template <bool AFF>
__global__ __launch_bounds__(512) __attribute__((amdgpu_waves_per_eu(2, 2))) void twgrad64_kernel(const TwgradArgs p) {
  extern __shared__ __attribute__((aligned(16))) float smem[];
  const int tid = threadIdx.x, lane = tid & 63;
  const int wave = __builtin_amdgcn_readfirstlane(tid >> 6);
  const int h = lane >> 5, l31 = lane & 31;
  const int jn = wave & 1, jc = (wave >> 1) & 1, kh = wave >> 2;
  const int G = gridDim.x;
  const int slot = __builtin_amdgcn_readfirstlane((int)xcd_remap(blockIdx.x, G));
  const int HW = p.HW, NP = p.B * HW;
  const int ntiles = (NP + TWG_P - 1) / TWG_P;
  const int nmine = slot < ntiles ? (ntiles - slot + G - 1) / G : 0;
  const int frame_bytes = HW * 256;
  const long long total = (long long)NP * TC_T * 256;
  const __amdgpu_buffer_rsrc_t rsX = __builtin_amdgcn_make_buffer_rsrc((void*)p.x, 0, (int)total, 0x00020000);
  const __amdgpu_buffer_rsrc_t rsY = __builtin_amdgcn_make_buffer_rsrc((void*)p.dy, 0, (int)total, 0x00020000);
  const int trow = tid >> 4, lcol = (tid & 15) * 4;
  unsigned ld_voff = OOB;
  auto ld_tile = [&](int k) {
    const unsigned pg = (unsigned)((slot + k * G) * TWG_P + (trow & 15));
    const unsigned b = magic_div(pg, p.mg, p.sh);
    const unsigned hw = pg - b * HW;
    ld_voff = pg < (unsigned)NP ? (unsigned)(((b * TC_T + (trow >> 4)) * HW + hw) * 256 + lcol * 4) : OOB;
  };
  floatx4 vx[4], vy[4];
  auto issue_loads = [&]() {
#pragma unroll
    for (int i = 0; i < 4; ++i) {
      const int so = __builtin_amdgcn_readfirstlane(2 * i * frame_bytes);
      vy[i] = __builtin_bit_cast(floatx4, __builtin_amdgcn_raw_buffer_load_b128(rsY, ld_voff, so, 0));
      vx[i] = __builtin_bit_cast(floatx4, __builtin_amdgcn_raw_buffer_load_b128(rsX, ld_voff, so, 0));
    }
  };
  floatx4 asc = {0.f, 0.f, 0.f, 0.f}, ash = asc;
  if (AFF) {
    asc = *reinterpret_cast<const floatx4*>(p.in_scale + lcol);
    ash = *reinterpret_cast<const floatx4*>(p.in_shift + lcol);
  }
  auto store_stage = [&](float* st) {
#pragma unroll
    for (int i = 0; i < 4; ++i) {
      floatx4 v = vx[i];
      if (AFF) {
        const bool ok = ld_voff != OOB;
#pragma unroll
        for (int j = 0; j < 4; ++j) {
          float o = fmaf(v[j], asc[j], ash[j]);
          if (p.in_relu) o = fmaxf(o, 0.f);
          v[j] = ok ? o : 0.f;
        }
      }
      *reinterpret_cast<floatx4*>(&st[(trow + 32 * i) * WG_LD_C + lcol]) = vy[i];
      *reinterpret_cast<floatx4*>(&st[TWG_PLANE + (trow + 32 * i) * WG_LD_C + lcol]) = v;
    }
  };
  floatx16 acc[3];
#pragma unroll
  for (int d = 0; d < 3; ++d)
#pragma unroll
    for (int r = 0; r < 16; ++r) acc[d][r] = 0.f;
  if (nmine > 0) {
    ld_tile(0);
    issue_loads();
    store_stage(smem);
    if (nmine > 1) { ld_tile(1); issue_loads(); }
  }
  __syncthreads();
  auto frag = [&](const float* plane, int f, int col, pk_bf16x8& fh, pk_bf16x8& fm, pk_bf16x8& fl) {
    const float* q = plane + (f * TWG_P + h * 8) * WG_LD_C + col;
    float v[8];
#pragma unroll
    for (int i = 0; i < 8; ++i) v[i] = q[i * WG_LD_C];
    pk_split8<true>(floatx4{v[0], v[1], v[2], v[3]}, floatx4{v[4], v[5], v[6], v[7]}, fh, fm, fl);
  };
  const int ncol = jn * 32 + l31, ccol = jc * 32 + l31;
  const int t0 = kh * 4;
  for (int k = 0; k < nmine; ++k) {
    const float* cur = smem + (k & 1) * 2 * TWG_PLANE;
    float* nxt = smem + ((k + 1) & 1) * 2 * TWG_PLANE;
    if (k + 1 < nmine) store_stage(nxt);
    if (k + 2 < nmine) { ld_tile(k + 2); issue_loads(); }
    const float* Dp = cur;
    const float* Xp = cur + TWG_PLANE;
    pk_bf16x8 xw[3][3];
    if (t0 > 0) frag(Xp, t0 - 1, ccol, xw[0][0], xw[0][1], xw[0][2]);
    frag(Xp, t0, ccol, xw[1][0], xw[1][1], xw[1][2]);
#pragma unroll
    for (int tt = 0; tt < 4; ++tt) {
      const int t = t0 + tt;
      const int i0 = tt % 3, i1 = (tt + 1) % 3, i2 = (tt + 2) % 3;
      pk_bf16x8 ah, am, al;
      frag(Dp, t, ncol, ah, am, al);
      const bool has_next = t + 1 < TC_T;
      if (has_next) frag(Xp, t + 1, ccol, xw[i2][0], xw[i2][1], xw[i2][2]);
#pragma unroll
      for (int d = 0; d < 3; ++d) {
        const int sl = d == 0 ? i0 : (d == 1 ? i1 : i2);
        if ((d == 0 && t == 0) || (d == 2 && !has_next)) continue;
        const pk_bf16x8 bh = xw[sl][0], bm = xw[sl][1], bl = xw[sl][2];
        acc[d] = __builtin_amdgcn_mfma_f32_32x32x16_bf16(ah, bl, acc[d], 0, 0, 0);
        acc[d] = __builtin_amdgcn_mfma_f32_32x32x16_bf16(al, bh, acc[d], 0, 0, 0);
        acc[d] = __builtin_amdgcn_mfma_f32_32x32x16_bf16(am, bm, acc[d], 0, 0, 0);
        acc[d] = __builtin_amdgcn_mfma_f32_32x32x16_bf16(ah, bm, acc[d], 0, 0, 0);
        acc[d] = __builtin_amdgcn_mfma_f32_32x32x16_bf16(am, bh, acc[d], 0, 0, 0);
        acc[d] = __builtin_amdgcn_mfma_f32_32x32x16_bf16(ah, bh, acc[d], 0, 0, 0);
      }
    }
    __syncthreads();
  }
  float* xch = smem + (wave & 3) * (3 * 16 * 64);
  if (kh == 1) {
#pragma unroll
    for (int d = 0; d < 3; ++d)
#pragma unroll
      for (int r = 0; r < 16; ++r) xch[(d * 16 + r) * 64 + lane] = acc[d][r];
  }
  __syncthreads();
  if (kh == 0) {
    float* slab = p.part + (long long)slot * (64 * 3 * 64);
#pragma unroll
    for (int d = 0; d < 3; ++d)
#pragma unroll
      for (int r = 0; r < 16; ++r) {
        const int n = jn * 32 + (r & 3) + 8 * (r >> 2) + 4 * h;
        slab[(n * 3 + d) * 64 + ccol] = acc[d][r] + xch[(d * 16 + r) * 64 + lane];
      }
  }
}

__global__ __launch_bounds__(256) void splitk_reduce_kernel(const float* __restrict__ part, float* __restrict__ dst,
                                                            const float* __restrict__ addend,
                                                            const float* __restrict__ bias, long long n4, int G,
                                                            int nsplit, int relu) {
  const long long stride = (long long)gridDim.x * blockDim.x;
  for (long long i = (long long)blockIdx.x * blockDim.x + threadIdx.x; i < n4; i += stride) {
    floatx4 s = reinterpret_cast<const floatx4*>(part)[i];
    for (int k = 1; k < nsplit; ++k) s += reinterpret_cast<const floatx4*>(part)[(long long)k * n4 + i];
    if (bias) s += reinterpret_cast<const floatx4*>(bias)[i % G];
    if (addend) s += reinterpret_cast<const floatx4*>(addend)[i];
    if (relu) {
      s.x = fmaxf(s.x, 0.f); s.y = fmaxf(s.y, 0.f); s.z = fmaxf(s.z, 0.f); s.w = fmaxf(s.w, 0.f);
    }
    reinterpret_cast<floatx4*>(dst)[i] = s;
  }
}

+--

[WHAT YOU ARE ASKED TO DO]: Reproduce exactly the lines above from the line with "const int tid" to the line with "const int nmine", including both, and add nothing.

[RESPONSE BELOW]:
  const int tid = threadIdx.x, lane = tid & 63;
  const int wave = __builtin_amdgcn_readfirstlane(tid >> 6);
  const int h = lane >> 5, l31 = lane & 31;
  const int jn = wave & 1, jc = (wave >> 1) & 1, kh = wave >> 2;
  const int G = gridDim.x;
  const int slot = __builtin_amdgcn_readfirstlane((int)xcd_remap(blockIdx.x, G));
  const int HW = p.HW, NP = p.B * HW;
  const int ntiles = (NP + TWG_P - 1) / TWG_P;
  const int nmine = slot < ntiles ? (ntiles - slot + G - 1) / G : 0;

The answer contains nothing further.